Fundamentals of Data Science: What is Data Science?

Data science understood through

  • vocabulary
  • industry leaders
  • myths
  • data products

Vocabulary

An interdisciplinary science and supported by data (digital representation of information), Data Science combines formal science (Math, Logic) and applied science (Sociology, Stats, Computer Science).

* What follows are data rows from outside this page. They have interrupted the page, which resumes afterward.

+    const _Float16 *bh = sB_hi + i * PITCH + 8 * h, *bl = sB_lo + i * PITCH + 8 * h;
     const int wrow0 = (h - (i >> 3) + 3) * 8 + (i & 7);
-    f32x16 thh[2], tm[2], ahh[2], am[2];
-#pragma unroll
-    for (int t = 0; t < 2; ++t)
-#pragma unroll
-        for (int q = 0; q < 16; ++q) { thh[t][q] = 0.f; tm[t][q] = 0.f; ahh[t][q] = 0.f; am[t][q] = 0.f; }
-    uint4 fh[3], fl[3];
     auto mm = [](const uint4 &wf, const uint4 &sf, const f32x16 &c) -> f32x16 {
         if (AXIS == 1) return __builtin_amdgcn_mfma_f32_32x32x16_f16(__builtin_bit_cast(f16x8, wf), __builtin_bit_cast(f16x8, sf), c, 0, 0, 0);
         return __builtin_amdgcn_mfma_f32_32x32x16_f16(__builtin_bit_cast(f16x8, sf), __builtin_bit_cast(f16x8, wf), c, 0, 0, 0);
     };
-    auto flush = [&](int t) {
-#pragma unroll
-        for (int q = 0; q < 16; q += 2) {
-            f32x2 x = f32x2{thh[t][q], thh[t][q + 1]} + f32x2{ahh[t][q], ahh[t][q + 1]};
-            f32x2 y = f32x2{tm[t][q], tm[t][q + 1]} + f32x2{am[t][q], am[t][q + 1]};
-            asm volatile("" : "+v"(x), "+v"(y));
-            thh[t][q] = x[0]; thh[t][q + 1] = x[1];
-            tm[t][q] = y[0]; tm[t][q + 1] = y[1];
-            ahh[t][q] = 0.f; ahh[t][q + 1] = 0.f;
-            am[t][q] = 0.f; am[t][q + 1] = 0.f;
-        }
-    };
-#pragma unroll
-    for (int s = 0; s < S + 2; ++s) {
-        const uint4 sh = *reinterpret_cast<const uint4 *>(bh + 16 * s), sl = *reinterpret_cast<const uint4 *>(bl + 16 * s);
-        if (s < S) {
-            fh[s % 3] = sW_hi[wrow0 + 16 * s];
-            fl[s % 3] = sW_lo[wrow0 + 16 * s];
-            ahh[0] = mm(fh[s % 3], sh, ahh[0]);
-            am[0] = mm(fh[s % 3], sl, am[0]);
-            am[0] = mm(fl[s % 3], sh, am[0]);
-            if ((s & 1) == 1 || s == S - 1) flush(0);
-        }
-        if (s >= 2) {
-            const int k = (s - 2) % 3;
-            ahh[1] = mm(fh[k], sh, ahh[1]);
-            am[1] = mm(fh[k], sl, am[1]);
-            am[1] = mm(fl[k], sh, am[1]);
-            if (((s - 2) & 1) == 1 || s == S + 1) flush(1);
-        }
-        __builtin_amdgcn_sched_barrier(0);
+    float *dst = out + (long)z * P;
+    stage(0, std::integral_constant<int, NG>());
+    for (int k = 0; k < ntiles; ++k) {
+        __syncthreads();
+        const int p0 = P0 + k * HF_TO;
+        if (p0 + wave * 64 < len) {
+            const int q0 = k * HF_TO + wave * 64;
+            f32x16 thh[2], tm[2], ahh[2], am[2];
+#pragma unroll
+            for (int t = 0; t < 2; ++t)
+#pragma unroll
+                for (int q = 0; q < 16; ++q) { thh[t][q] = 0.f; tm[t][q] = 0.f; ahh[t][q] = 0.f; am[t][q] = 0.f; }
+            uint4 fh[3], fl[3];
+            auto flush = [&](int t) {
+#pragma unroll
+                for (int q = 0; q < 16; q += 2) {
+                    f32x2 x = f32x2{thh[t][q], thh[t][q + 1]} + f32x2{ahh[t][q], ahh[t][q + 1]};
+                    f32x2 y = f32x2{tm[t][q], tm[t][q + 1]} + f32x2{am[t][q], am[t][q + 1]};
+                    asm volatile("" : "+v"(x), "+v"(y));
+                    thh[t][q] = x[0]; thh[t][q + 1] = x[1];
+                    tm[t][q] = y[0]; tm[t][q + 1] = y[1];
+                    ahh[t][q] = 0.f; ahh[t][q + 1] = 0.f;
+                    am[t][q] = 0.f; am[t][q + 1] = 0.f;
+                }
+            };
+#pragma unroll
+            for (int s = 0; s < S + 2; ++s) {
+                const int slot = hf_ring_slot(q0 + 16 * s);
+                const uint4 sh = *reinterpret_cast<const uint4 *>(bh + slot), sl = *reinterpret_cast<const uint4 *>(bl + slot);
+                if (s < S) {
+                    fh[s % 3] = sW_hi[wrow0 + 16 * s];
+                    fl[s % 3] = sW_lo[wrow0 + 16 * s];
+                    ahh[0] = mm(fh[s % 3], sh, ahh[0]);
+                    am[0] = mm(fh[s % 3], sl, am[0]);
+                    am[0] = mm(fl[s % 3], sh, am[0]);
+                    if ((s & 1) == 1 || s == S - 1) flush(0);
+                }
+                if (s >= 2) {
+                    const int kk = (s - 2) % 3;
+                    ahh[1] = mm(fh[kk], sh, ahh[1]);
+                    am[1] = mm(fh[kk], sl, am[1]);
+                    am[1] = mm(fl[kk], sh, am[1]);
+                    if (((s - 2) & 1) == 1 || s == S + 1) flush(1);
+                }
+                __builtin_amdgcn_sched_barrier(0);
+            }
+#pragma unroll
+            for (int t = 0; t < 2; ++t) {
+                const int o0 = p0 + wave * 64 + 32 * t;
+#pragma unroll
+                for (int q = 0; q < 16; ++q) {
+                    const int rr = (q & 3) + 8 * (q >> 2) + 4 * h;
+                    const float val = __builtin_fmaf(tm[t][q], 4.8828125e-4f, thh[t][q]) * sc.inv;
+                    if (AXIS == 1) {
+                        const int yy = o0 + rr, xx = l0 + i;
+                        if (yy < Y && xx < X) dst[(long)yy * X + xx] = val;
+                    } else {
+                        const int yy = l0 + rr, xx = o0 + i;
+                        if (yy < Y && xx < X) dst[(long)yy * X + xx] = val;
+                    }
+                }
+            }
+        }
+        if (k + 1 < ntiles) {
+            __syncthreads();
+            stage(NG + NG_NEXT * k, std::integral_constant<int, NG_NEXT>());
+        }
     }
-    float *dst = out + (long)z * P;
-#pragma unroll
-    for (int t = 0; t < 2; ++t) {
-        const int o0 = p0 + wave * 64 + 32 * t;
-#pragma unroll
-        for (int q = 0; q < 16; ++q) {
-            const int rr = (q & 3) + 8 * (q >> 2) + 4 * h;
-            const float val = __builtin_fmaf(tm[t][q], 4.8828125e-4f, thh[t][q]) * sc.inv;
-            if (AXIS == 1) {
-                const int yy = o0 + rr, xx = l0 + i;
-                if (yy < Y && xx < X) dst[(long)yy * X + xx] = val;
-            } else {
-                const int yy = l0 + rr, xx = o0 + i;
-                if (yy < Y && xx < X) dst[(long)yy * X + xx] = val;
-            }
-        }
-    }
-}
-
-}
+    if (!(vmax < 40000.f)) atomicOr(range_flag, 8);
+}
+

It provides actionable intelligence via testable explanations, predictions, interactive intelligence, and intelligent machines.

Industry Leaders

“… a hybrid skill set that combines analytical, statistical, development and engineering skills that enable a team to provide value insights, and direction to people.”

Ann-Jinette Hess, Data Scientist/Manager @ Rackspace

“… equal parts hacker, stats geek, and entrepreneur.”

Chris Chapo, Data Scientist @ Analytical-Solution

“…detecting patterns that can then be used to help people make better decisions.”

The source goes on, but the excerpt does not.